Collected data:
# kornelski/cavif-rs

Hardware: AMD Instinct MI355X
Metric: MPix/s encoded at speed=4 q=80, 1080p batch; bit-exact vs CPU oracle (higher is better)
Workload: dtype u16 samples / i32 transform / i64 RD cost

## Files before the change

### cavif_rs_amd/csrc/dev_group.h

```cpp
#pragma once
#include "dev_predict.h"
#include "dev_txfm.h"
#include "dev_rate.h"

struct GroupBuf8 {
  int32_t tbuf[8 * 9];
  int32_t cbuf[64];
  int32_t qc[64];
  uint16_t rec[64];
  uint8_t lev[144];
};
#define GROUP_LANE (LANE & 15)
#define GROUP_ID (LANE >> 4)

template <int CTRL> __device__ __forceinline__ int dpp_row_(int v) { return __builtin_amdgcn_update_dpp(0, v, CTRL, 0xF, 0xF, false); }
__device__ __forceinline__ int row_sum_i32(int v) { v += dpp_row_<0x128>(v); v += dpp_row_<0x124>(v); v += dpp_row_<0x122>(v); v += dpp_row_<0x121>(v); return v; }
__device__ __forceinline__ int row_max_i32(int v) {
  v = imax_(v, dpp_row_<0x128>(v)); v = imax_(v, dpp_row_<0x124>(v)); v = imax_(v, dpp_row_<0x122>(v)); v = imax_(v, dpp_row_<0x121>(v)); return v;
}

static __device__ const int tx4_tab[2][3][4][8] = {
  { { { 2896, 2896, 2896, 2896, 0, 0, 0, 0 }, { 3784, 1567, -1567, -3784, 0, 0, 0, 0 }, { 2896, -2896, -2896, 2896, 0, 0, 0, 0 }, { 1567, -3784, 3784, -1567, 0, 0, 0, 0 } },
    { { 1321, 2482, 3344, 3803, 0, 0, 0, 0 }, { 3344, 3344, 0, -3344, 0, 0, 0, 0 }, { 3803, -1321, -3344, 2482, 0, 0, 0, 0 }, { 2482, -3803, 3344, -1321, 0, 0, 0, 0 } },
    { { 5793, 0, 0, 0, 0, 0, 0, 0 }, { 0, 5793, 0, 0, 0, 0, 0, 0 }, { 0, 0, 5793, 0, 0, 0, 0, 0 }, { 0, 0, 0, 5793, 0, 0, 0, 0 } } },
// ... 163 lines not shown
    int32_t x[N];
#pragma unroll
    for (int r = 0; r < N; r++) x[r] = (int32_t)((uint32_t)gb->tbuf[r * P + gl] << 2);
    tx1d<N>(x, ck, true);
#pragma unroll
    for (int r = 0; r < N; r++) gb->tbuf[r * P + gl] = N == 8 ? rshift_round_(x[r], 1) : x[r];
  }
  WAVE_SYNC();
  if (gl < N) {
    int32_t x[N];
#pragma unroll
    for (int c = 0; c < N; c++) x[c] = gb->tbuf[gl * P + c];
    tx1d<N>(x, rk, true);
#pragma unroll
    for (int c = 0; c < N; c++) gb->cbuf[gl * N + c] = x[c];
  }
  WAVE_SYNC();
  }
  const int dcq = f->dc_q[plane], acq = f->ac_q[plane];
  const uint32_t dc_recip = f->dc_recip[plane], ac_recip = f->ac_recip[plane];
  const int cls = tx_class_of(txtype), pt = plane > 0, txs_ctx = txs;
  const uint32_t dc_off = (uint32_t)(dcq * 109 / 256), off0 = (uint32_t)(acq * 98 / 256), off1 = (uint32_t)(acq * 109 / 256), off_eob = (uint32_t)(acq * 88 / 256);
  const uint32_t thr = (uint32_t)acq - off_eob, uq = (uint32_t)acq;
  int pos[IT]; uint32_t mag[IT]; int neg[IT];
  int last = 0;
#pragma unroll
  for (int k = 0; k < IT; k++) {
    const int i = gl + 16 * k;
    pos[k] = scan_pos(ls, N, cls, i);
    const int c = gb->cbuf[pos[k]];
    mag[k] = (uint32_t)iabs_(c); neg[k] = c < 0;
    if (i >= 1 && mag[k] >= thr) last = i + 1;
  }
  last = row_max_i32(last);
  const uint32_t x0 = (uint32_t)iabs_(gb->cbuf[0]) + dc_off;
  uint32_t l0u = __umulhi(x0, dc_recip);
  if (x0 - l0u * (uint32_t)dcq >= (uint32_t)dcq) l0u++;
  const int l0 = (int)l0u;
  int eob = last;
  if (eob == 0) eob = l0 ? 1 : 0;
  const int dmx = (1 << (7 + bd)) - 1, dmn = -(1 << (7 + bd));
  int lvl[IT];
  WAVE_SYNC();
#pragma unroll
  for (int k = 0; k < IT; k++) {
    const int i = gl + 16 * k;
    int lv = 0;
    if (i < eob) {
      if (i == 0) lv = l0;
      else {
        const uint32_t a = mag[k];
        uint32_t lv0 = __umulhi(a, ac_recip);
        if (a - lv0 * uq >= uq) lv0++;
        const uint32_t off = lv0 > 0 ? off1 : off0;
        lv = (int)lv0 + ((a + off) >= (lv0 + 1) * uq);
      }
    }
    lvl[k] = lv;
    const int pp = pos[k];
    gb->qc[pp] = neg[k] ? -lv : lv;
    gb->lev[(pp >> bwl) * st + (pp & (N - 1))] = (uint8_t)imin_(lv, 127);
    uint32_t m = (uint32_t)lv * (uint32_t)(pp == 0 ? dcq : acq);
    m &= 0xFFFFFF;
    const int v = neg[k] ? -(int)m : (int)m;
    gb->cbuf[pp] = v < dmn ? dmn : (v > dmx ? dmx : v);
  }
  WAVE_SYNC();
  uint32_t head = cc.txb[(txs_ctx * 13 + skip_ctx) * CDF_TXB_SKIP_STRIDE + (eob == 0)];
  int bits = 0, cul = 0, dcc = 0;
  if (eob > 0) {
    if (tx_off >= 0) head += tx_cost;
    const int eob_pt = eob_to_pt(eob);
    head += cc.eobpt[N == 4 ? 0 : 1][(pt * 2 + (cls == TXC_2D ? 0 : 1)) * (N == 4 ? CDF_EOB_PT_16_STRIDE : CDF_EOB_PT_64_STRIDE) + eob_pt - 1];
    if (eob_pt >= 3) {
      const int nb = eob_pt - 2, rem = eob - ((1 << (eob_pt - 2)) + 1), hi = (rem >> (nb - 1)) & 1;
      head += cc.eobx[((txs_ctx * 2 + pt) * 9 + (eob_pt - 3)) * CDF_EOB_EXTRA_STRIDE + hi];
      head += 512u * (uint32_t)(nb - 1);
    }
#pragma unroll
    for (int k = 0; k < IT; k++) {
      const int c = gl + 16 * k;
      if (c < eob) {
        const int pp = pos[k], row = pp >> bwl, col = pp & (N - 1), level = lvl[k];
        const LDS uint8_t *L = gb->lev + row * st + col;
        if (c == eob - 1) {
          const int ctx = c == 0 ? 0 : (c <= nc / 8 ? 1 : (c <= nc / 4 ? 2 : 3));
          bits += cc.beob[((txs_ctx * 2 + pt) * 4 + ctx) * CDF_COEFF_BASE_EOB_STRIDE + imin_(level, 3) - 1];
        } else {
          const int ctx = base_ctx(L, st, cls, row, col);
          bits += cc.base[((txs_ctx * 2 + pt) * 42 + ctx) * CDF_COEFF_BASE_STRIDE + imin_(level, 3)];
        }
        if (level > 2) {
          const int ctx = br_ctx(L, st, cls, row, col, c);
          const int off = ((imin_(txs_ctx, 3) * 2 + pt) * 21 + ctx) * CDF_COEFF_BR_STRIDE;
          int rem = level - 3;
          for (int idx = 0; idx < 4; idx++) { const int s2 = imin_(rem, 3); bits += cc.br[off + s2]; rem -= s2; if (s2 < 3) break; }
        }
        if (level) {
          if (c == 0) { bits += cc.dcs[(pt * 3 + dc_ctx) * CDF_DC_SIGN_STRIDE + neg[k]]; dcc = neg[k] ? 1 : 2; }
          else bits += 512;
          if (level > 14) { const int len = 32 - __clz(level - 14); bits += 512 * (2 * len - 1); }
        }
        cul += level;
      }
    }
  }
  bits = row_sum_i32(bits);
  const int cd = row_sum_i32(imin_(cul, 63) | (dcc << 16));
  res->eob = eob; res->cul = imin_(cd & 0xFFFF, 63); res->dcc = cd >> 16; res->rate = head + (uint32_t)bits;
  {
    constexpr int ROWSH = N == 4 ? 0 : 1;
    const int cbits = imax_(bd + 6, 16), cmax = (1 << (cbits - 1)) - 1, cmin = -(1 << (cbits - 1));
    if constexpr (N == 4) {
      if (eob > 0) {
        int v = iclamp_(tx4_inv(gb->cbuf[gl], rk), cmin, cmax);
        v = group_transpose4(v);
        t_rec = iclamp_(t_rec + round2_(tx4_inv(v, ck), 4), 0, (1 << bd) - 1);
        gb->rec[tidx] = (uint16_t)t_rec;
      }
      WAVE_SYNC();
    } else {
      const bool act = gl < N && eob > 0;
      if (act) {
        int32_t x[N];
  #pragma unroll
        for (int j = 0; j < N; j++) x[j] = gb->cbuf[gl * N + j];
        tx1d<N>(x, rk, false);
  #pragma unroll
        for (int j = 0; j < N; j++) gb->tbuf[gl * P + j] = iclamp_(round2_(x[j], ROWSH), cmin, cmax);
      }
      WAVE_SYNC();
      const int mx = (1 << bd) - 1;
      if (act) {
        int32_t x[N];
  #pragma unroll
        for (int i = 0; i < N; i++) x[i] = gb->tbuf[i * P + gl];
        tx1d<N>(x, ck, false);
  #pragma unroll
        for (int i = 0; i < N; i++) gb->rec[i * N + gl] = (uint16_t)iclamp_((int)gb->rec[i * N + gl] + round2_(x[i], 4), 0, mx);
      }
      WAVE_SYNC();
    }
  }
  int s = 0, sd = 0, qd = 0;
  if constexpr (N == 4) { const int d = t_src - t_rec; s = __mul24(d, d); sd = t_rec; qd = __mul24(t_rec, t_rec); }
  else
#pragma unroll
  for (int k = 0; k < IT; k++) { const int idx = gl + 16 * k; const int rv = gb->rec[idx], d = (int)src[idx] - rv; s += __mul24(d, d); sd += rv; qd += __mul24(rv, rv); }
  s = row_sum_i32(s);
  if (psy_sv >= 0) { sd = row_sum_i32(sd); qd = row_sum_i32(qd); res->sse = psy_cell_dist((uint32_t)s, (uint32_t)sd, (uint32_t)qd, (uint32_t)psy_sv, (uint32_t)psy_act, N == 4 ? 4 : 8, bd); }
  else res->sse = (int)(((unsigned long long)(uint32_t)s * (uint32_t)psy_act + 8192) >> 14);
}
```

**PROBLEM TO WORK ON**
Each line above that includes "return" counts once; state the total and nothing more.

**RESPONSE**
3